So the question asks : Let X and Y be random variable with joint density:
$f_{X,Y}(x,y) = c $ when $x^2 +y^2 ≤1 $
$f_{X,Y}(x,y) = 0 $ in other situations
(a) Find the value of the constant $c$.
(b) Let $Z=Y/X$. Compute the density of $Z$.
(c) Find the conditional density $f_{Y|X=x} (y)$. Identify the distribution of $Y |_{X=x}$.
So so far I got:
a. $x^2+y^2<1$
so $x∈[-1,1]$ and $y∈[-(1-x^2)^{0.5},(1-x^2)^{0.5}]$
$1=\int_{-1}^{1} \int_{-(1-x^2)^{0.5}}^{(1-x^2)^{0.5}} c \, dy \,dx = cπ$
so $c = 1/π$
b. $F_Z(z) = P(Z ≤ z)= P(X/Y ≤ z) $
$= \int_{-1}^1 \int_{ y / x ≤ z}^{xz} c \,dy \, dx $
$= 1/π \int_0^1 xz \, dx $
$= \left. z x^2 / 2 π \right|_0^1$
$= z / 2π $
so $f_{y/x}(z) = 1/2π $ for $-∞ ≤ z≤ ∞$
c. It is a uniform distribution on [$-(1-x^2)^{0.5} , (1-x^2)^{0.5}$]
It has a constant $c= 1/(b-a) = 2(1-x^2)^{-0.5}$
so $f_{y/x}(z)$ = $2(1-x^2)^{-0.5}$
I think the part a should be correct, but am I doing part b and c correctly?
Part (a) is correct.
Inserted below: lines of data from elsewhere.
extern "C" int tf_bn_bwd_remask_se_f32(const float* dy, const float* gate, const float* dmean, int B, int HW, int C, const float* x, const float* fcoef,
                                       const float* gamma, const float* save_mean, const float* save_invstd, float* dx, float* dgamma, float* dbeta, float* ws,
                                       void* stream) {
    TF_REQUIRE(dy && gate && dmean && x && fcoef && gamma && save_mean && save_invstd && dx && ws && B > 0 && HW > 0 && C > 0, "tf_bn_bwd_remask_se_f32: bad arguments");
    const int rows = B * HW;
    float* coef = ws + kWsFloats / 2;
    const bool v4 = (C % 4 == 0) && aligned16(dy) && aligned16(x) && aligned16(dx) && aligned16(fcoef) && aligned16(gate) && aligned16(dmean);
    RedPlan p = plan_reduce(rows, C, 1, 2, v4);
    const float inv_hw = 1.f / (float)HW;
    SeBnBwdRemaskF<4> f4{dy, gate, dmean, x, fcoef, save_mean, save_invstd, C, HW, inv_hw};
    SeBnBwdRemaskF<1> f1{dy, gate, dmean, x, fcoef, save_mean, save_invstd, C, HW, inv_hw};
    launch_reduce<2>(p, f4, f1, rows, C, 1, ws, stream);
    TF_LAUNCH(bn_bwd_finalize_kernel, dim3(cdiv(C, 4)), dim3(256), stream, (const float*)ws, gamma, save_mean, save_invstd, dgamma, dbeta, coef, C, p.nchunks,
              (float)rows);
    const long n = (long)rows * C;
    if (v4) TF_LAUNCH(bn_bwd_apply_remask_se_kernel<4>, dim3(ew_blocks(n / 4)), dim3(256), stream, dy, gate, dmean, x, fcoef, (const float*)coef, dx, n / 4, C, (long)HW * C / 4, inv_hw);
    else TF_LAUNCH(bn_bwd_apply_remask_se_kernel<1>, dim3(ew_blocks(n)), dim3(256), stream, dy, gate, dmean, x, fcoef, (const float*)coef, dx, n, C, (long)HW * C, inv_hw);
    return launch_status("tf_bn_bwd_remask_se_f32");
}

extern "C" int tf_colsum_mul_f32(const float* a, const float* b, int rows, int C, float* out, int accumulate, float* ws, void* stream) {
    TF_REQUIRE(a && b && out && ws && rows > 0 && C > 0, "tf_colsum_mul_f32: bad arguments");
    RedPlan p = plan_reduce(rows, C, 1, 1, aligned16(a) && aligned16(b));
    MulF<4> f4{a, b, C};
    MulF<1> f1{a, b, C};
    launch_reduce<1>(p, f4, f1, rows, C, 1, ws, stream);
    TF_LAUNCH(colsum_finalize_kernel, dim3(cdiv((long)C, 4)), dim3(256), stream, (const float*)ws, out, C, p.nchunks, 1, 1.f, accumulate);
    return launch_status("tf_colsum_mul_f32");
}

extern "C" int tf_colsum_multi_f32(int n, const float* const* xs, const int* Cs, const long* lds, float* const* outs, int rows, void* stream) {
    TF_REQUIRE(n >= 1 && n <= kMultiMax && xs && Cs && lds && outs && rows > 0, "tf_colsum_multi_f32: 1 <= n <= %d matrices with rows > 0", kMultiMax);
    MultiSum d;
    d.n = n;
    int strips = 0;
    for (int i = 0; i < kMultiMax; ++i) {
        const int j = i < n ? i : n - 1;
        d.x[i] = xs[j]; d.out[i] = outs[j]; d.C[i] = Cs[j]; d.ld[i] = lds[j];
        d.strip0[i] = strips;
        if (i < n) {
            TF_REQUIRE(xs[i] && outs[i] && Cs[i] > 0 && Cs[i] % 4 == 0 && lds[i] % 4 == 0 && lds[i] >= Cs[i] && aligned16(xs[i]),
                       "tf_colsum_multi_f32: entry %d needs C %% 4 == 0, ld %% 4 == 0, ld >= C and a 16-byte aligned base", i);
            strips += cdiv(Cs[i], 32);
        }
    }
    d.strip0[kMultiMax] = strips;
    TF_LAUNCH(colsum_multi_kernel, dim3(strips), dim3(256), stream, d, rows);
    return launch_status("tf_colsum_multi_f32");
}
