__device__ __forceinline__ void pull_tails(const PullArgs& p, const uint4* src, uint4* sv_out, const unsigned long long* node,
                                           uint64_t s_lo, uint64_t seg, uint32_t* q, uint32_t nq, PullLds& s,
                                           uint32_t& flagged, uint32_t& examined, uint32_t& tails, WinSum& ws, bool sum) {
    const uint32_t lane = lane_id();
    uint32_t nlong = 0;
    for (uint32_t r0 = 0; r0 < nq; r0 += 64) {
        const uint32_t e = r0 + lane;
        const bool in = e < nq;
        uint32_t qi = 0, len = 0;
        uint64_t off = 0;
        uint4 c = make_uint4(0u, 0u, 0u, 0u);
        if (in) {
            qi = q[e];
            c = src[seg + qi];
            len = p.uin_len[c.x];
            off = p.uin_off[c.x];
        }
        const uint32_t u2 = (in && len > 2) ? p.uin_src[off + 2] : FGI_NONE;
        const uint32_t u3 = (in && len > 3) ? p.uin_src[off + 3] : FGI_NONE;
        const bool hit = (u2 != FGI_NONE && front_bit(p, u2, sum)) || (u3 != FGI_NONE && front_bit(p, u3, sum));
        examined += (u2 != FGI_NONE ? 1u : 0u) + (u3 != FGI_NONE ? 1u : 0u);
        const bool more = in && !hit && len > 4;
        const unsigned long long mm = __ballot(more);
        if (more) q[nlong + rank_in(mm)] = qi | (len > kLaneTail ? 0x80000000u : 0u);
        nlong += (uint32_t)__popcll(mm);
        if (in && hit) {
            const uint32_t d = c.x, rel = (uint32_t)(d - s_lo);
            const bool win = (s.cs[rel >> 5] >> (d & 31)) & 1u;
            pull_hit(p, s, s_lo, seg, d, win, c.y, ws);
            if (!win) flagged += first_visit(node[d]) == 2 ? 1u : 0u;
        }
        const bool surv = in && !hit && !more;
        const unsigned long long sm = __ballot(surv);
        if (sm) {
            uint32_t sb = 0;
            if (lane == 0) sb = atomicAdd(&s.sn, (uint32_t)__popcll(sm));
            sb = from_lane0(sb);
            if (surv) sv_out[sb + rank_in(sm)] = c;
        }
        tails += in ? 1u : 0u;
    }
    __builtin_amdgcn_wave_barrier();
    uint32_t nl2 = 0;
    for (uint32_t r0 = 0; r0 < nlong; r0 += 64) {
        const uint32_t e = r0 + lane;
        const uint32_t v = e < nlong ? q[e] : 0u;
        const bool in = e < nlong && !(v >> 31);
        const bool lng = e < nlong && (v >> 31);
        const unsigned long long lm = __ballot(lng);
        if (lng) q[nl2 + rank_in(lm)] = v & 0x7FFFFFFFu;
        nl2 += (uint32_t)__popcll(lm);
        uint4 c = make_uint4(0u, 0u, 0u, 0u);
        uint32_t len = 0;
        uint64_t off = 0;
        if (in) {
            c = src[seg + v];
            len = p.uin_len[c.x];
            off = p.uin_off[c.x];
        }
        uint32_t u[kLaneTail - 4];
#pragma unroll
        for (uint32_t k = 0; k < kLaneTail - 4; ++k) u[k] = (in && 4 + k < len) ? p.uin_src[off + 4 + k] : FGI_NONE;
        bool found = false;
#pragma unroll
        for (uint32_t k = 0; k < kLaneTail - 4; ++k)
            if (u[k] != FGI_NONE) {
                found |= front_bit(p, u[k], sum);
                ++examined;
            }
        if (in && found) {
            const uint32_t d = c.x, rel = (uint32_t)(d - s_lo);
            const bool win = (s.cs[rel >> 5] >> (d & 31)) & 1u;
            pull_hit(p, s, s_lo, seg, d, win, c.y, ws);
            if (!win) flagged += first_visit(node[d]) == 2 ? 1u : 0u;
        }
        const bool surv = in && !found;
        const unsigned long long sm = __ballot(surv);
        if (sm) {
            uint32_t sb = 0;
            if (lane == 0) sb = atomicAdd(&s.sn, (uint32_t)__popcll(sm));
            sb = from_lane0(sb);
            if (surv) sv_out[sb + rank_in(sm)] = c;
        }
    }
    nlong = nl2;
    __builtin_amdgcn_wave_barrier();
    const uint32_t sub = lane & 7, grp = lane >> 3;
    constexpr uint32_t G8 = 8;
    uint4 c_n = make_uint4(0u, 0u, 0u, 0u);
    uint32_t len_n = 0;
    uint64_t off_n = 0;
    if (grp < nlong) {
        c_n = src[seg + q[grp]];
        len_n = p.uin_len[c_n.x];
        off_n = p.uin_off[c_n.x];
    }
    for (uint32_t e = grp; e < nlong; e += G8) {
        const uint4 c = c_n;
        const uint32_t len = len_n;
        const uint64_t off = off_n;
        if (e + G8 < nlong) {
            c_n = src[seg + q[e + G8]];
            len_n = p.uin_len[c_n.x];
            off_n = p.uin_off[c_n.x];
        }
        bool found = false;
        for (uint32_t r = 4; r < len && !found; r += 8) {
            const uint32_t k = r + sub;
            const bool x = k < len && front_bit(p, p.uin_src[off + k], sum);
            examined += (k < len) ? 1u : 0u;
            found = ((__ballot(x) >> (lane & ~7u)) & 0xFFull) != 0;
        }
        if (sub == 0) {
            const uint32_t d = c.x;
            if (found) {
                const uint32_t rel = (uint32_t)(d - s_lo);
                const bool win = (s.cs[rel >> 5] >> (d & 31)) & 1u;
                pull_hit(p, s, s_lo, seg, d, win, c.y, ws);
                if (!win) flagged += first_visit(node[d]) == 2 ? 1u : 0u;
            } else {
                sv_out[atomicAdd(&s.sn, 1u)] = c;
            }
        }
    }
}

Because $\pi$ is the area of the support, and total probability over this area must be $1$, a uniform distribution supported on the unit circle will have a probability density of: $1/\pi$.
(b) Note that: $\mathsf P(Y/X\leq z) = \mathsf P(Y\leq Xz, X>1)+\mathsf P(Y\geq Xz, X<1)$
$$F_{Y/X}(z) = \int_{0}^{1}\int_{-\surd{(1-x^2)}}^{\min\{xz,\surd{(1-x^2)\}}} \pi^{-1}\operatorname d y\operatorname d x + \int_{-1}^{0}\int_{\max\{xz,-\surd{(1-x^2)}\}}^{\surd{(1-x^2)}} \pi^{-1}\operatorname d y\operatorname d x$$
But I'd use the ratio distribution formula:
$$\begin{align}f_{Y/X}(z) = \int \frac{\lvert x\rvert}{\pi} \mathbf 1_{x^2(1+z)^2<1}\operatorname d x\quad\mathbf 1_{z\in(-\infty;\infty)} \\ = \int_{-1/\surd(1+z^2)}^{1/\surd(1+z^2)}\frac{\lvert x\rvert}{\pi}\operatorname d x\quad\mathbf 1_{z\in(-\infty;\infty)} \\ = \dfrac{1}{\pi(1+z^2)}\quad\mathbf 1_{z\in(-\infty;\infty)} \end{align}$$
And $F_{Y/X}(z) = \tfrac 1 2 + \frac{\arctan(z)}{\pi}$
-- In hind sight, we can see that conversion to polar coordinates might have been useful too, as $Y/X = \tan(\Theta)$ . --
(c) Indeed: $f_{Y\mid X}(y\mid x) ~=~ \frac{1}{2\sqrt(1-x^2)}~\mathbf 1_{[x^2+y^2\leq 1]}$
You have argued that as the probability has uniform density over the disk, conditional probability over any curve segment within the disk has uniform density. That is okay; but comes with a cautionary note.
Be very careful with this line of reasoning in the future as it is not always the case. Of particular note is the Borel-Kolmogorov paradox, when dealing with great circles and uniform distribution over the surface of a sphere.